On February 12, 2014, three months after tearing his left ACL against the 49ers, Greer was cut by the New Orleans Saints to create more cap space for the team.

Greer excelled in the playoffs with the Saints. In six postseason games, he recorded three interceptions and 11 passes defensed.

===Retirement===
On September 11, 2014, Greer announced his retirement during an appearance on ESPN.

Greer now works as an NFL Analyst for TSN in Canada, as well as a college football analyst for SEC Network.

Greer also was an on air broadcaster for Your Call Football, an interactive game where fans call real time plays for players, including former NFL players such as Greer.

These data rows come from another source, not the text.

+template <int NT>
+__device__ __forceinline__ void fcs_fwd_load(Bf3B& b, const FcFwd& A, int c, int g, int wave, bool has12, int lane) {
+    if (c == 0) bf3_bload<4>(b, A.pl_wv, 4, wave, 0, lane);
+    else if (c == 1) bf3_bload<4>(b, A.pl_wproj, 4, wave, 0, lane);
+    else if (c < 2 + NT) bf3_bload<4>(b, A.pl_w1, 4, 8 * NT * g + NT * wave + (c - 2), 0, lane);
+    else if (c < 6 + NT) bf3_bload<4>(b, A.pl_w2, 16, wave, 4 * (c - 2 - NT), lane);
+    else if (c == 6 + NT) bf3_bload<4>(b, A.pl_wkv, 4, wave, 0, lane);
+    else if (c == 7 + NT) bf3_bload<4>(b, A.pl_wkv, 4, wave + 8, 0, lane);
+    else if (c == 8 + NT) bf3_bload<4>(b, A.pl_wseg, 4, has12 ? wave : 0, 0, lane);
+}
+template <int NT>
+__device__ __forceinline__ void fcs_fwd_step(const unsigned short* img, int pitch, int s0, int c, Bf3B& b0, Bf3B& b1, Bf3B& b2,
+                                             f32x4& acc0, f32x4& acc1, const FcFwd& A, int g, int wave, bool has12, int li,
+                                             int q, int lane) {
+    Bf3B& b = (c % 3 == 0) ? b0 : (c % 3 == 1) ? b1 : b2;
+    bf3_chunk<4>(img, pitch, li, q, s0, b, acc0, acc1);
+    __builtin_amdgcn_sched_barrier(0);
+    fcs_fwd_load<NT>(b, A, c + 3, g, wave, has12, lane);
+    __builtin_amdgcn_sched_barrier(0);
+}
+
+template <int G>
+__device__ __forceinline__ void fc3_fwd_fuser_split(const FcFwd& A, const int tile, const int g, float* lds) {
+    constexpr int NT = 4 / G;
+    const int tid = threadIdx.x, lane = tid & 63, wave = tid >> 6;
+    const int li = lane & 15, q = lane >> 4;
+    unsigned short* img = reinterpret_cast<unsigned short*>(lds);
+    unsigned short* imgH = img + kF3ImgH;
+    unsigned short* imgV = img + kF3ImgV;
+    unsigned short* imgF = img + kF3ImgF;
+    float (*red)[8][kFcRows] = reinterpret_cast<float (*)[8][kFcRows]>(reinterpret_cast<unsigned char*>(lds) + kF3RedBytes);
+    int* flag = reinterpret_cast<int*>(reinterpret_cast<unsigned char*>(lds) + kF3LdsBytes);
+    const int row0 = tile * kFcRows;
+    const int c = wave * 16 + li;
+    constexpr int H = kFcH;
+    const int nseg_t = (A.K + 15) >> 4;
+    const bool has12 = wave < nseg_t;
+    const bool lead = g == 0;
+    R3D_CHAIN_MARK(A.timeline, tile == 0 && lead, 0);
+    Bf3B b0, b1, b2;
+    fcs_fwd_load<NT>(b0, A, 0, g, wave, has12, lane);
+    fcs_fwd_load<NT>(b1, A, 1, g, wave, has12, lane);
+    fcs_fwd_load<NT>(b2, A, 2, g, wave, has12, lane);
+    const f32x4 a_in = *reinterpret_cast<const f32x4*>(A.h1 + (size_t)(row0 + (tid >> 5)) * H + 4 * (tid & 31));
+    float x0[4];
+#pragma unroll
+    for (int i = 0; i < 4; ++i) x0[i] = A.x0[(size_t)(row0 + 4 * q + i) * H + c];
+    const float b_proj = A.bproj[c], g2 = A.g2[c], be2 = A.be2[c], b_2 = A.b2[c], gF = A.gf[c], beF = A.bef[c];
+    const int ft0 = 8 * NT * g + NT * wave;
+    float b_1[NT];
+#pragma unroll
+    for (int t = 0; t < NT; ++t) b_1[t] = A.b1[(ft0 + t) * 16 + li];
+    const int f0 = (row0 >> 1) + 2 * q;
+    const float pos0 = A.pos[(size_t)(f0 % A.S) * H + c], pos1 = A.pos[(size_t)((f0 + 1) % A.S) * H + c];
+    const float bkv0 = A.bkv[wave * 16 + li], bkv1 = A.bkv[(wave + 8) * 16 + li];
+    const int cseg = (has12 ? wave : 0) * 16 + li;
+    const float bsg = A.bseg[cseg < A.K ? cseg : A.K - 1];
+    __builtin_amdgcn_sched_barrier(0);
+    bf3_stage_tile(imgH, kF3P1, 0, a_in, tid);
+    __syncthreads();
+    R3D_CHAIN_MARK(A.timeline, tile == 0 && lead, 1);
+    const f32x4 zero = {0.f, 0.f, 0.f, 0.f};
+    f32x4 acc0 = zero, acc1 = zero;
+    fcs_fwd_step<NT>(imgH, kF3P1, 0, 0, b0, b1, b2, acc0, acc1, A, g, wave, has12, li, q, lane);
+#pragma unroll
+    for (int i = 0; i < 4; ++i) {
+        const float v = acc0[i] + acc1[i];
+        const int rs = 4 * q + (i ^ 1);
+        if (lead) A.vsw[(size_t)(row0 + rs) * H + c] = v;
+        bf3_store1(imgV, kF3P1, rs, c, v);
+    }
+    __syncthreads();
+    R3D_CHAIN_MARK(A.timeline, tile == 0 && lead, 2);
+    acc0 = zero; acc1 = zero;
+    fcs_fwd_step<NT>(imgV, kF3P1, 0, 1, b0, b1, b2, acc0, acc1, A, g, wave, has12, li, q, lane);
+    float x1[4], mean[4], rstd[4];
+#pragma unroll
+    for (int i = 0; i < 4; ++i) {
+        x1[i] = (acc0[i] + acc1[i]) + b_proj + x0[i];
+        if (lead) A.x1[(size_t)(row0 + 4 * q + i) * H + c] = x1[i];
+    }
+    fc_layernorm(x1, red, wave, li, q, mean, rstd);
+#pragma unroll
+    for (int i = 0; i < 4; ++i) {
+        const float h = (x1[i] - mean[i]) * rstd[i] * g2 + be2;
+        const int r = 4 * q + i;
+        if (lead) A.h2[(size_t)(row0 + r) * H + c] = h;
+        bf3_store1(imgH, kF3P1, r, c, h);
+        if (lead && wave == 0 && li == 0) { A.m2[row0 + r] = mean[i]; A.r2[row0 + r] = rstd[i]; }
+    }
+    __syncthreads();
+    R3D_CHAIN_MARK(A.timeline, tile == 0 && lead, 3);
+#pragma unroll
+    for (int t = 0; t < NT; ++t) {
+        acc0 = zero; acc1 = zero;
+        fcs_fwd_step<NT>(imgH, kF3P1, 0, 2 + t, b0, b1, b2, acc0, acc1, A, g, wave, has12, li, q, lane);
+        const int cu = (ft0 + t) * 16 + li;
+#pragma unroll
+        for (int i = 0; i < 4; ++i) {
+            const float u = (acc0[i] + acc1[i]) + b_1[t];
+            const float f = gelu_f(u);
+            const size_t o = (size_t)(row0 + 4 * q + i) * (4 * H) + cu;
+            A.u[o] = u;
+            A.f1[o] = f;
+            unsigned short hh, mm, ll;
+            bf3_split1(f, hh, mm, ll);
+            __hip_atomic_store(reinterpret_cast<unsigned long long*>(A.fc_planes) + o,
+                               (unsigned long long)hh | ((unsigned long long)mm << 16) | ((unsigned long long)ll << 32),
+                               __ATOMIC_RELAXED, __HIP_MEMORY_SCOPE_AGENT);
+        }
+    }
+    R3D_CHAIN_MARK(A.timeline, tile == 0 && lead, 4);
+    if (!fc_group_arrive(A.fc_count, tile, G, flag)) return;
+    fc_group_reset(A.fc_count, tile);
+    {
+        const int r = tid >> 5, c4 = tid & 31;
+        const unsigned long long* pp =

In 2023, Greer was inducted in the Saints Hall of Fame.

==Career statistics==

Year: Team; G; GS; Tackles; Interceptions; Fumbles
Comb: Solo; Ast; Sack; Safety; Passes defended; Int; Yds; Avg; Lng; TDs; FF; FR; Yds; TD
2004: BUF; 12; 1; 15; 14; 1; 1.0; 0; 2; 0; 0; 0; 0; 0; 0; 0; 0; 0
2005: BUF; 16; 2; 35; 26; 9; 1.0; 0; 3; 0; 0; 0; 0; 0; 0; 0; 0; 0
2006: BUF; 16; 0; 22; 18; 4; 0.0; 0; 1; 0; 0; 0; 0; 0; 0; 0; 0; 0
2007: BUF; 16; 13; 46; 41; 5; 0.0; 0; 14; 2; 1; 0; 2; 0; 1; 0; 0; 0
2008: BUF; 10; 10; 38; 32; 6; 0.0; 0; 7; 2; 75; 0; 42; 2; 1; 0; 0; 0
2009: NO; 9; 8; 44; 41; 3; 0.0; 0; 13; 2; 59; 0; 48; 1; 0; 0; 0; 0
2010: NO; 14; 13; 61; 54; 7; 0.0; 0; 12; 2; 50; 0; 26; 1; 0; 1; 0; 0
2011: NO; 16; 16; 71; 60; 11; 0.0; 0; 18; 1; 2; 0; 2; 0; 0; 0; 0; 0
2012: NO; 14; 13; 51; 36; 15; 0.0; 0; 13; 3; 31; 0; 28; 0; 0; 0; 0; 0
2013: NO; 10; 10; 30; 26; 4; 0.0; 0; 13; 1; 22; 0; 28; 0; 0; 0; 0; 0
Career: 133; 86; 413; 348; 65; 2.0; 0; 95; 13; 240; –; 48; 4; 2; 1; 0; 0

==Personal life==
Greer became a single father after the passing of his wife, Katrina. He has established a non-profit foundation, the Greer Campaign, focused on programs to assist both single and married fathers in developing their parenting skills.

While playing for the Saints, Greer wrote a weekly column for The Times-Picayune.